Problem to work on: As the answer, give every line of the records that includes the word "fmaf".

Stored data entries
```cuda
__device__ __forceinline__ void layer_fwd(const Plan& P, const Layer& L, const float* smem, float* act, int tr0, int nt,
                                          bool last) {
  const int g = threadIdx.x / kSlices, s = threadIdx.x % kSlices;
  const int in_dim = L.in_dim, out_dim = L.out_dim, pitch = L.pitch, A = P.A, ldy = L.ldy;
  const float* w = smem + L.sw;
  const float* bias = w + out_dim * pitch;
  const float* xr = act + L.xoff;
  float* yr = act + L.yoff;
  float* y = L.y;
  float* ek_hi = last ? P.emb_k_hi : nullptr;
  float* ek_lo = P.emb_k_lo;
  float* em_hi = P.emb_mn_hi;
  float* em_lo = P.emb_mn_lo;
  const long long kb = P.emb_kb;
  for (int n = g; n - (g & 3) < out_dim; n += kRows) {
    float acc[kMT];
#pragma unroll
    for (int t = 0; t < kMT; ++t) acc[t] = 0.f;
    const float* wr = w + n * pitch;
    const int kend = n < out_dim ? in_dim : 0;
    for (int k = s; k < kend; k += kSlices) {
      const float wv = wr[k];
#pragma unroll
      for (int t = 0; t < kMT; ++t) acc[t] = fmaf(wv, xr[t * A + k], acc[t]);
    }
#pragma unroll
    for (int t = 0; t < kMT; ++t) acc[t] = group_sum(acc[t]);
    if (s < nt && n < out_dim) {
      const float v = fmaxf(pick(acc, s) + bias[n], 0.f);
      const int tr = tr0 + s;
      yr[s * A + n] = v;
      y[(int64_t)tr * ldy + n] = v;
      if (ek_hi) {
        float hi, lo;
        tc::split_tf32(v, hi, lo);
        const int64_t ok = tc::packed_offset(tr, n, kb);
        ek_hi[ok] = hi;
        if (ek_lo) ek_lo[ok] = lo;
        if (em_hi) {
          const int64_t om = tc::packed_offset_mn(tr, n, kb);
          em_hi[om] = hi;
          if (em_lo) em_lo[om] = lo;
        }
      }
    }
  }
}

__global__ void __launch_bounds__(kThreads) k_fwd(const __grid_constant__ Plan P, const float* __restrict__ arena, int B,
                                                  int traces_per_cta) {
  ppb_pdl_wait();
  ppb_pdl_trigger();
  extern __shared__ __align__(16) float smem[];
  const int n_layers = P.n_layers, A = P.A;
  float* act = smem + P.w_floats;
  for (int i = 0; i < n_layers; ++i) stage_layer(smem, arena, P.L[i]);
  const int t_begin = blockIdx.x * traces_per_cta;
  const int t_end = min(B, t_begin + traces_per_cta);
  for (int c0 = t_begin; c0 < t_end; c0 += kMT) {
    const int nt = min(kMT, t_end - c0);
    for (int i = 0; i < n_layers; ++i) {
      const Layer& L = P.L[i];
      if (L.dxoff < 0) load_rows(act + L.xoff, A, L.x, L.ldx, c0, nt, L.in_dim);
    }
    cp_async_wait_all();
    __syncthreads();
    for (int i = 0; i < n_layers; ++i) {
      layer_fwd(P, P.L[i], smem, act, c0, nt, i == n_layers - 1);
      __syncthreads();
    }
  }
}

__device__ __forceinline__ void layer_dx(const Plan& P, const Layer& L, const float* smem, const float* act, float* dz,
                                         int nt) {
  const int g = threadIdx.x / kSlices, s = threadIdx.x % kSlices;
  const int in_dim = L.in_dim, out_dim = L.out_dim, pitch = L.pitch, A = P.A, Dz = P.Dz;
  const float* w = smem + L.sw;
  const float* dr = dz + L.dzoff;
  const float* xr = act + L.xoff;
  float* dxr = dz + L.dxoff;
  for (int k = g; k - (g & 3) < in_dim; k += kRows) {
    float acc[kMT];
#pragma unroll
    for (int t = 0; t < kMT; ++t) acc[t] = 0.f;
    const int nend = k < in_dim ? out_dim : 0;
    for (int n = s; n < nend; n += kSlices) {
      const float wv = w[n * pitch + k];
#pragma unroll
      for (int t = 0; t < kMT; ++t) acc[t] = fmaf(wv, dr[t * Dz + n], acc[t]);
    }
#pragma unroll
    for (int t = 0; t < kMT; ++t) acc[t] = group_sum(acc[t]);
    if (s < nt && k < in_dim) dxr[s * Dz + k] = xr[s * A + k] > 0.f ? pick(acc, s) : 0.f;
  }
}

__device__ __forceinline__ void layer_partial(const Plan& P, const Layer& L, const float* act, const float* dz, float* part,
                                              int nt) {
  const int in_dim = L.in_dim, out_dim = L.out_dim, A = P.A, Dz = P.Dz;
  const int nw = out_dim * in_dim;
  const float* dr = dz + L.dzoff;
  const float* xr = act + L.xoff;
  float* pr = part + L.part;
  for (int e = threadIdx.x; e < nw + out_dim; e += kThreads) {
    float v = 0.f;
    if (e < nw) {
      const int n = e / in_dim, k = e - n * in_dim;
#pragma unroll
      for (int t = 0; t < kMT; ++t)
        if (t < nt) v = fmaf(dr[t * Dz + n], xr[t * A + k], v);
    } else {
#pragma unroll
      for (int t = 0; t < kMT; ++t)
        if (t < nt) v += dr[t * Dz + e - nw];
    }
    pr[e] += v;
  }
}

__global__ void __launch_bounds__(kThreads) k_bwd(const __grid_constant__ Plan P, const float* __restrict__ arena,
                                                  const float* __restrict__ d_emb, float* __restrict__ grad, int B,
                                                  int traces_per_cta) {
  ppb_pdl_trigger();
  extern __shared__ __align__(16) float smem[];
  const int n_layers = P.n_layers, A = P.A, Dz = P.Dz, E = P.E, part_floats = P.part_floats;
  float* act = smem + P.w_floats;
  float* dz = act + kMT * A;
  float* part = dz + kMT * Dz;
  for (int i = 0; i < n_layers; ++i)
    if (P.L[i].dxoff >= 0) stage_layer(smem, arena, P.L[i]);
  for (int i = threadIdx.x; i < part_floats; i += kThreads) part[i] = 0.f;
  ppb_pdl_wait();
  const int t_begin = blockIdx.x * traces_per_cta;
  const int t_end = min(B, t_begin + traces_per_cta);
  const int zoff = P.L[n_layers - 1].dzoff, eoff = P.L[n_layers - 1].yoff;
  const float* emb = P.L[n_layers - 1].y;
  for (int c0 = t_begin; c0 < t_end; c0 += kMT) {
    const int nt = min(kMT, t_end - c0);
    for (int i = 0; i < n_layers; ++i) {
      const Layer& L = P.L[i];
      load_rows(act + L.xoff, A, L.x, L.ldx, c0, nt, L.in_dim);
    }
    load_rows(act + eoff, A, emb, E, c0, nt, E);
    load_rows(dz + zoff, Dz, d_emb, E, c0, nt, E);
    cp_async_wait_all();
    __syncthreads();
    for (int idx = threadIdx.x; idx < nt * E; idx += kThreads) {
      const int t = idx / E, k = idx - t * E;
      if (!(act[t * A + eoff + k] > 0.f)) dz[t * Dz + zoff + k] = 0.f;
    }
    __syncthreads();
    for (int i = n_layers - 1; i >= 0; --i) {
      if (P.L[i].dxoff < 0) continue;
      layer_dx(P, P.L[i], smem, act, dz, nt);
      __syncthreads();
    }
    for (int i = 0; i < n_layers; ++i) layer_partial(P, P.L[i], act, dz, part, nt);
    __syncthreads();
  }
  cp_async_wait_all();
  tcc::cluster_sync_all();
  const uint32_t rank = tcc::cluster_ctarank();
  const uint32_t part_addr = (uint32_t)__cvta_generic_to_shared(part);
  int li = 0, lpart = P.L[0].part, lnext = n_layers > 1 ? P.L[1].part : part_floats, lnw = P.L[0].out_dim * P.L[0].in_dim;
  int64_t lw = P.L[0].w_off, lb = P.L[0].b_off;
  for (int e = rank * kThreads + threadIdx.x; e < part_floats; e += kCluster * kThreads) {
    float v = 0.f;
#pragma unroll
    for (int r = 0; r < kCluster; ++r) v += tcc::ld_cluster(tcc::map_to_rank(part_addr + 4u * (uint32_t)e, (uint32_t)r));
    while (e >= lnext) {
      ++li;
      const Layer& L = P.L[li];
      lpart = L.part; lnw = L.out_dim * L.in_dim; lw = L.w_off; lb = L.b_off;
      lnext = li + 1 < n_layers ? P.L[li + 1].part : part_floats;
    }
    const int le = e - lpart;
    if (v != 0.f) atomicAdd(grad + (le < lnw ? lw + le : lb + (le - lnw)), v);
  }
  tcc::cluster_sync_all();
}

}
```

Before: 1.646 million.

Task result:
      for (int t = 0; t < kMT; ++t) acc[t] = fmaf(wv, xr[t * A + k], acc[t]);
      for (int t = 0; t < kMT; ++t) acc[t] = fmaf(wv, dr[t * Dz + n], acc[t]);
        if (t < nt) v = fmaf(dr[t * Dz + n], xr[t * A + k], v);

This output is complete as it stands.